Porto, incidentally, has no dog in this fight. He is not put out by the new law; he just believes it is unfair. Fellow resident Lucille Held concurs. “Harrison residents pay taxes to maintain the roads, so I would suggest they should be allowed to use them to their full extent. How much punishment can we give people for making a living?”

From a fleet owner and user perspective, this creates a burden to the extent that some individuals and companies would have to rethink their transportation model. Many fleets allow workers to take trucks home as a simple route efficiency plan: Instead of having to come to the office to get the truck before starting the first job the next day, the worker can go directly to that job from home. And for the individual gardener, landscaper or contractor, that work vehicle gets him where he needs to go and home again at night. To burden these workers with finding a pay lot to park in every night would be a tremendous cost and efficiency burden.

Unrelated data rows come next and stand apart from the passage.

Measured after the change: 213,400 samples/s (median of 6 runs). 1.01x the previous value.

```diff
diff --git a/include/onetrans_hip.h b/include/onetrans_hip.h
--- a/include/onetrans_hip.h
+++ b/include/onetrans_hip.h
@@ -155,6 +155,32 @@
 int ot_ffn_fused_fwd(const ot_ffn_fused_args* args, void* stream);
 int ot_ffn_fused(int on);
 
+typedef struct ot_ffn_fused_bwd_args {
+  size_t struct_size;
+  const float* dy2; int64_t lddy2;
+  const float* dy2_rowmax; int dy2_rowmax_n;
+  const int32_t* rows;
+  const int32_t* tile_group; int ntiles;
+  const uint16_t* w2_image; int w2_groups;
+  const uint16_t* w1_image; int w1_groups;
+  int f;
+  const float* u; int64_t ldu;
+  float* du; int64_t lddu;
+  float* du_amax;
+  const float* x1; int64_t ldx1;
+  const float* gamma; const float* rstd;
+  const float* dres; int64_t lddres;
+  float* dx1; int64_t lddx1;
+  float* dx_masked; int64_t lddxm;
+  float* dgamma; int accumulate_dgamma;
+  void* workspace; size_t ws_bytes;
+  float* amax_out; float* rowabs_out; int rowabs_n;
+  uint32_t seed, site; float drop_rate;
+  int tail_K, tail_I; const int32_t* tail_pos;
+} ot_ffn_fused_bwd_args;
+int ot_ffn_fused_bwd(const ot_ffn_fused_bwd_args* args, void* stream);
+int ot_ffn_fused_bwd_on(int on);
+
 int ot_attn_fwd(const float* qkv, int64_t ld, int B, int H, int I, int K, const int32_t* qpos,
                 int head_dim, float* out, float* lse, int precision, void* stream);
 size_t ot_attn_fwd_fp8_workspace_size(int B, int H, int I, int head_dim);
diff --git a/recommend_amd/_lib.py b/recommend_amd/_lib.py
--- a/recommend_amd/_lib.py
+++ b/recommend_amd/_lib.py
@@ -51,6 +51,21 @@
                 ('b1', c_void_p), ('b1_gstride', c_int64), ('b2', c_void_p), ('b2_gstride', c_int64),
                 ('f', c_int), ('u_out', c_void_p), ('ldu', c_int64), ('u_amax', c_void_p),
                 ('x2', c_void_p), ('ldx2', c_int64), ('rstd_out', c_void_p), ('eps', c_float),
+                ('seed', c_uint32), ('site', c_uint32), ('drop_rate', c_float),
+                ('tail_K', c_int), ('tail_I', c_int), ('tail_pos', c_void_p)]
+
+
+class FfnFusedBwdArgs(ctypes.Structure):
+    _fields_ = [('struct_size', c_size_t), ('dy2', c_void_p), ('lddy2', c_int64),
+                ('dy2_rowmax', c_void_p), ('dy2_rowmax_n', c_int), ('rows', c_void_p),
+                ('tile_group', c_void_p), ('ntiles', c_int),
+                ('w2_image', c_void_p), ('w2_groups', c_int), ('w1_image', c_void_p), ('w1_groups', c_int),
+                ('f', c_int), ('u', c_void_p), ('ldu', c_int64), ('du', c_void_p), ('lddu', c_int64),
+                ('du_amax', c_void_p), ('x1', c_void_p), ('ldx1', c_int64), ('gamma', c_void_p), ('rstd', c_void_p),
+                ('dres', c_void_p), ('lddres', c_int64), ('dx1', c_void_p), ('lddx1', c_int64),
+                ('dx_masked', c_void_p), ('lddxm', c_int64), ('dgamma', c_void_p), ('accumulate_dgamma', c_int),
+                ('workspace', c_void_p), ('ws_bytes', c_size_t),
+                ('amax_out', c_void_p), ('rowabs_out', c_void_p), ('rowabs_n', c_int),
                 ('seed', c_uint32), ('site', c_uint32), ('drop_rate', c_float),
                 ('tail_K', c_int), ('tail_I', c_int), ('tail_pos', c_void_p)]
 
@@ -107,6 +122,8 @@
     'ot_plane_panel_launches': (c_int, []),
     'ot_ffn_fused_fwd': (c_int, [P, P]),
     'ot_ffn_fused': (c_int, [c_int]),
+    'ot_ffn_fused_bwd': (c_int, [P, P]),
+    'ot_ffn_fused_bwd_on': (c_int, [c_int]),
     'ot_split_images': (c_int, [P, P, c_int, I64, P, c_int, P]),
     'ot_attn_fwd': (c_int, [P, I64, c_int, c_int, c_int, c_int, P, c_int, P, P, c_int, P]),
     'ot_attn_fwd_fp8_workspace_size': (c_size_t, [c_int, c_int, c_int, c_int]),
diff --git a/recommend_amd/csrc/gemm_ffn.hip b/recommend_amd/csrc/gemm_ffn.hip
--- a/recommend_amd/csrc/gemm_ffn.hip
+++ b/recommend_amd/csrc/gemm_ffn.hip
@@ -266,9 +266,342 @@
 }
 static std::atomic<int> g_ffn_fused{ffn_fused_initial()};
 
+constexpr int FB_TAB_OFF = FF_TAB_OFF;
+static_assert(FB_TAB_OFF + (FF_MAX_F + GT) * 4 <= 80 * 1024, "fused FFN backward LDS");
+constexpr int ffn_bwd_lds(int f) { return FB_TAB_OFF + (f + GT) * 4; }
+
+struct FfnBwdArgs {
+  GemmArgs e;
+  const uint16_t* img2; int g2;
+  const uint16_t* img1; int g1;
+  const float* u; int64_t ldu;
+  float* du; int64_t lddu;
+  float* du_amax;
+  int f;
+};
+
+template <int EPIT>
+__global__ __launch_bounds__(256, 2) void ffn_fused_bwd_kernel(FfnBwdArgs q) {
+  const GemmArgs& p = q.e;
+  extern __shared__ __attribute__((aligned(16))) float smem[];
+  char* lds = reinterpret_cast<char*>(smem);
+  const int tm = xcd_remap(blockIdx.x, p.ntm);
+  const int g = p.tile_group ? p.tile_group[tm] : 0;
+  const int t = threadIdx.x, lane = t & 63, wave = t >> 6;
+  const int h = lane >> 5, li = lane & 31;
+  const int nch = q.f >> 7;
+
+  int arow[2];
+#pragma unroll
+  for (int i = 0; i < 2; ++i) {
+    const int64_t gr = (int64_t)tm * GT + (2 * wave + i) * 16 + (lane >> 2);
+    const int ir = p.in_rows ? p.in_rows[gr] : (int)gr;
+    arow[i] = ir < 0 ? 0 : ir;
+  }
+  int urow[4];
+#pragma unroll
+  for (int i = 0; i < 4; ++i) {
+    const int64_t gr = (int64_t)tm * GT + 32 * wave + 8 * i + (lane >> 3);
+    const int ur = p.out_rows ? p.out_rows[gr] : (int)gr;
+    urow[i] = ur < 0 ? 0 : ur;
+  }
+  constexpr int64_t T1 = 8 * (int64_t)PG_B_BYTES;
+  const char* img2 = reinterpret_cast<const char*>(q.img2) + (int64_t)(q.g2 ? g : 0) * nch * T1;
+  const char* img1 = reinterpret_cast<const char*>(q.img1) + (int64_t)(q.g1 ? g : 0) * (q.f >> 4) * PG_B_BYTES;
+  const int blane = 2 * wave * 1024 + 16 * lane;
+  auto issue = [&](int c, int sidx, int buf) {
+    char* sb = lds + buf * FF_STG;
+    if (sidx < 8) {
+      const char* bs = img2 + c * T1 + (int64_t)sidx * PG_B_BYTES + blane;
+#pragma unroll
+      for (int i = 0; i < 2; ++i)
+        __builtin_amdgcn_global_load_lds(
+            (const void*)(p.A + (int64_t)arow[i] * p.lda + 16 * sidx + 4 * ((lane & 3) ^ ((lane >> 4) & 3))),
+            (lds_void_t*)(sb + (2 * wave + i) * 1024), 16, 0, 0);
+#pragma unroll
+      for (int i = 0; i < 2; ++i)
+        __builtin_amdgcn_global_load_lds((const void*)(bs + i * 1024),
+                                         (lds_void_t*)(sb + PG_A_BYTES + (2 * wave + i) * 1024), 16, 0, 0);
+    } else if (sidx < 12) {
+#pragma unroll
+      for (int i = 0; i < 4; ++i)
+        __builtin_amdgcn_global_load_lds(
+            (const void*)(q.u + (int64_t)urow[i] * q.ldu + 128 * c + 32 * (sidx - 8) +
+                          4 * ((lane & 7) ^ ((4 * i + (lane >> 4)) & 7))),
+            (lds_void_t*)(sb + (4 * wave + i) * 1024), 16, 0, 0);
+    } else {
+      const char* bs = img1 + (int64_t)(8 * c + 2 * (sidx - 12)) * PG_B_BYTES + blane;
+#pragma unroll
+      for (int u = 0; u < 2; ++u)
+#pragma unroll
+        for (int i = 0; i < 2; ++i)
+          __builtin_amdgcn_global_load_lds((const void*)(bs + u * PG_B_BYTES + i * 1024),
+                                           (lds_void_t*)(sb + u * 8192 + (2 * wave + i) * 1024), 16, 0, 0);
+    }
+  };
+
+  const int ra = 32 * wave + li;
+  const int aoff0 = ra * 64 + 16 * ((2 * h) ^ ((li >> 2) & 3));
+  const int sw = (li >> 3) & 1;
+  const int boff = PG_A_BYTES + li * 32 + 16 * (h ^ sw);
+  const int woff0 = li * 32 + 16 * sw + 8 * h;
+  const int usw = (li >> 1) & 7;
+
+  float abound = 0.f;
+  int mrow;
+  {
+    const int64_t gr = (int64_t)tm * GT + ra;
+    int ir = p.in_rows ? p.in_rows[gr] : (int)gr;
+    mrow = p.out_rows ? p.out_rows[gr] : (int)gr;
+    ir = ir < 0 ? 0 : ir;
+    for (int j = 0; j < p.a_rowmax_n; ++j) abound = fmaxf(abound, p.a_rowmax[(int64_t)ir * p.a_rowmax_n + j]);
+  }
+  float* tab = reinterpret_cast<float*>(lds + FB_TAB_OFF);
+  int tt = t;
+  asm volatile("" : "+v"(tt));
+  for (int idx = tt; idx < q.f; idx += 256) {
+    const float* cs = reinterpret_cast<const float*>(img2 + (idx >> 7) * T1 + 2 * GT * 16 * 2);
+    const float bad = reinterpret_cast<const uint32_t*>(cs)[GT] == PAIR_IMAGE_TAG ? 1.f : __builtin_nanf("");
+    tab[idx] = bad / cs[idx & 127];
+  }
+  if (tt < GT) {
+    const float* cs = reinterpret_cast<const float*>(img1 + 2 * GT * 16 * 2);
+    const float bad = reinterpret_cast<const uint32_t*>(cs)[GT] == PAIR_IMAGE_TAG ? 1.f : __builtin_nanf("");
+    tab[q.f + tt] = bad / cs[tt];
+  }
+  int* rmeta = reinterpret_cast<int*>(lds + FF_META_OFF);
+  if (h == 0) rmeta[ra] = mrow;
+  const float asc = pow2_scale14(abound);
+  const float ainv = 1.f / asc;
+  float* trw = reinterpret_cast<float*>(lds + FF_TR_OFF + wave * FF_TR_WAVE);
+  asm volatile("" : "+v"(abound), "+v"(mrow), "+v"(arow[0]), "+v"(arow[1]), "+v"(urow[0]), "+v"(urow[1]),
+               "+v"(urow[2]), "+v"(urow[3]));
+
+  int rb = 0;
+  issue(0, 0, 0);
+  if (FF_NST == 3) issue(0, 1, 1);
+  f32x16 acc2[4];
+#pragma unroll
+  for (int a = 0; a < 4; ++a)
+#pragma unroll
+    for (int r = 0; r < 16; ++r) acc2[a][r] = 0.f;
+  float am = 0.f, bound = 0.f, hsc = 1.f, hinv = 1.f;
+
+  for (int c = 0; c < nch; ++c) {
+    auto top = [&](int sidx) -> const char* {
+      if (FF_NST == 2 || sidx == 12 || (sidx == 15 && c + 1 == nch)) asm volatile("s_waitcnt vmcnt(0)" ::: "memory");
+      else asm volatile("s_waitcnt vmcnt(4)" ::: "memory");
+      asm volatile("s_waitcnt lgkmcnt(0)" ::: "memory");
+      __builtin_amdgcn_s_barrier();
+      asm volatile("" ::: "memory");
+      constexpr int AH = FF_NST - 1;
+      const int nb_ = rb == 0 ? FF_NST - 1 : rb - 1;
+      if (sidx + AH < 16) issue(c, sidx + AH, nb_);
+      else if (c + 1 < nch) issue(c + 1, sidx + AH - 16, nb_);
+      const char* sb = lds + rb * FF_STG;
+      rb = rb + 1 == FF_NST ? 0 : rb + 1;
+      return sb;
+    };
+    f32x16 acc1[4];
+#pragma unroll
+    for (int a = 0; a < 4; ++a)
+#pragma unroll
+      for (int r = 0; r < 16; ++r) acc1[a][r] = 0.f;
+#pragma unroll
+    for (int kt = 0; kt < 8; ++kt) {
+      const char* sb = top(kt);
+      u32x4 fb[4][2];
+#pragma unroll
+      for (int nb = 0; nb < 4; ++nb)
+#pragma unroll
+        for (int pl = 0; pl < 2; ++pl) fb[nb][pl] = *reinterpret_cast<const u32x4*>(sb + boff + pl * 4096 + nb * 1024);
+      const f32x4 a0 = *reinterpret_cast<const f32x4*>(sb + aoff0);
+      const f32x4 a1 = *reinterpret_cast<const f32x4*>(sb + (aoff0 ^ 16));
+      const float av[8] = {a0.x, a0.y, a0.z, a0.w, a1.x, a1.y, a1.z, a1.w};
+      u32x4 fa[3];
+      pair8(av, asc, fa);
+#pragma unroll
+      for (int nb = 0; nb < 4; ++nb) acc1[nb] = mfma_pair_t(fb[nb], fa, acc1[nb]);
+    }
+    float ua = 0.f;
+    auto finish = [&](int nb, f32x16& a) {
+      const char* sb = top(8 + nb);
+#pragma unroll
+      for (int qd = 0; qd < 4; ++qd) {
+        const f32x4 u4 = *reinterpret_cast<const f32x4*>(sb + ra * 128 + 16 * ((2 * qd + h) ^ usw));
+        const f32x4 ci = *reinterpret_cast<const f32x4*>(tab + 128 * c + 32 * nb + 8 * qd + 4 * h);
+        f32x4 v = {a[4 * qd], a[4 * qd + 1], a[4 * qd + 2], a[4 * qd + 3]};
+        v = v * (ainv * ci);
+        v *= gelu_erf_grad4(u4);
+        ua = amax4(ua, v);
+        a[4 * qd] = v.x; a[4 * qd + 1] = v.y; a[4 * qd + 2] = v.z; a[4 * qd + 3] = v.w;
+      }
+    };
+    finish(0, acc1[0]);
+    finish(1, acc1[1]);
+    finish(2, acc1[2]);
+    finish(3, acc1[3]);
+    if (mrow >= 0) am = fmaxf(am, ua);
+    bound = fmaxf(bound, fmaxf(ua, __shfl_xor(ua, 32, 64)));
+    {
+      const float s = pow2_scale14(bound);
+      if (c > 0) {
+        const float ratio = s * hinv;
+#pragma unroll
+        for (int a = 0; a < 4; ++a)
+#pragma unroll
+          for (int r = 0; r < 16; ++r) acc2[a][r] *= ratio;
+      }
+      hsc = s;
+      hinv = 1.f / s;
+    }
+#pragma unroll
+    for (int nb = 0; nb < 4; ++nb) {
+#pragma unroll
+      for (int qd = 0; qd < 4; ++qd)
+        *reinterpret_cast<f32x4*>(trw + li * FF_TR_LD + 8 * qd + 4 * h) =
+            f32x4{acc1[nb][4 * qd], acc1[nb][4 * qd + 1], acc1[nb][4 * qd + 2], acc1[nb][4 * qd + 3]};
+      asm volatile("s_waitcnt lgkmcnt(0)" ::: "memory");
+#pragma unroll
+      for (int ps = 0; ps < 4; ++ps) {
+        const f32x4 v = *reinterpret_cast<const f32x4*>(trw + ((lane >> 3) + 8 * ps) * FF_TR_LD + 4 * (lane & 7));
+        const int ur = rmeta[32 * wave + (lane >> 3) + 8 * ps];
+        if (ur >= 0) store_out4(q.du + (int64_t)ur * q.lddu + 128 * c + 32 * nb + 4 * (lane & 7), v);
+      }
+      asm volatile("s_waitcnt lgkmcnt(0)" ::: "memory");
+    }
+    auto stage2 = [&](int j, const f32x16& u) {
+      const char* sb = top(12 + j);
+#pragma unroll
+      for (int s = 0; s < 2; ++s) {
+        const float hv[8] = {u[8 * s], u[8 * s + 1], u[8 * s + 2], u[8 * s + 3],
+                             u[8 * s + 4], u[8 * s + 5], u[8 * s + 6], u[8 * s + 7]};
+        u32x4 fh[3];
+        pair8(hv, hsc, fh);
+        u32x4 fw[4][2];
+#pragma unroll
+        for (int nb = 0; nb < 4; ++nb)
+#pragma unroll
+          for (int pl = 0; pl < 2; ++pl) {
+            const char* wb = sb + s * 8192 + pl * 4096 + nb * 1024;
+            const u32x2 lo = *reinterpret_cast<const u32x2*>(wb + woff0);
+            const u32x2 hi = *reinterpret_cast<const u32x2*>(wb + (woff0 ^ 16));
+            fw[nb][pl] = u32x4{lo.x, lo.y, hi.x, hi.y};
+          }
+#pragma unroll
+        for (int nb = 0; nb < 4; ++nb) acc2[nb] = mfma_pair_t(fw[nb], fh, acc2[nb]);
+      }
+    };
+    stage2(0, acc1[0]);
+    stage2(1, acc1[1]);
+    stage2(2, acc1[2]);
+    stage2(3, acc1[3]);
+  }
+#pragma unroll
+  for (int nb = 0; nb < 4; ++nb)
+#pragma unroll
+    for (int qd = 0; qd < 4; ++qd) {
+      const f32x4 cs = *reinterpret_cast<const f32x4*>(tab + q.f + 32 * nb + 8 * qd + 4 * h);
+#pragma unroll
+      for (int i = 0; i < 4; ++i) acc2[nb][4 * qd + i] *= hinv * cs[i];
+    }
+  asm volatile("s_waitcnt vmcnt(0) lgkmcnt(0)" ::: "memory");
+  __syncthreads();
+  gemm_vec_epilogue<EPIT, 5, false, OT_PLANE_EPI_RBN, false>(p, acc2, smem, tm, 0, g, 0, -1, rmeta);
+  if (q.du_amax) amax_flush(q.du_amax, am);
+}
+
+#ifndef OT_FFN_FUSED_BWD
+#define OT_FFN_FUSED_BWD 1
+#endif
+static int ffn_fused_bwd_initial() {
+  const char* e = getenv("ONETRANS_FFN_FUSED_BWD");
+  return e && *e ? (atoi(e) != 0) : OT_FFN_FUSED_BWD;
+}
+static std::atomic<int> g_ffn_fused_bwd{ffn_fused_bwd_initial()};
+
 }
 
 using namespace ot;
+
+extern "C" int ot_ffn_fused_bwd_on(int on) {
+  const int old = g_ffn_fused_bwd.load(std::memory_order_relaxed);
+  if (on >= 0) g_ffn_fused_bwd.store(on ? 1 : 0, std::memory_order_relaxed);
+  return old;
+}
+
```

There have been rumblings that these trucks service illegal businesses, such as taxi services or mechanic’s shops, out of homes. If that’s the case, the town should address this problem directly, not obliquely through a law that burdens the great majority of law abiders.

In an unscientific poll conducted on the Harrison Patch newspaper’s website, 85% of poll takers responded that they support the ban (“Yes, I think it will improve the look of the town”). But if there is an actual study that links a diminution of property value with a van or pickup on the street at night, please show it to me.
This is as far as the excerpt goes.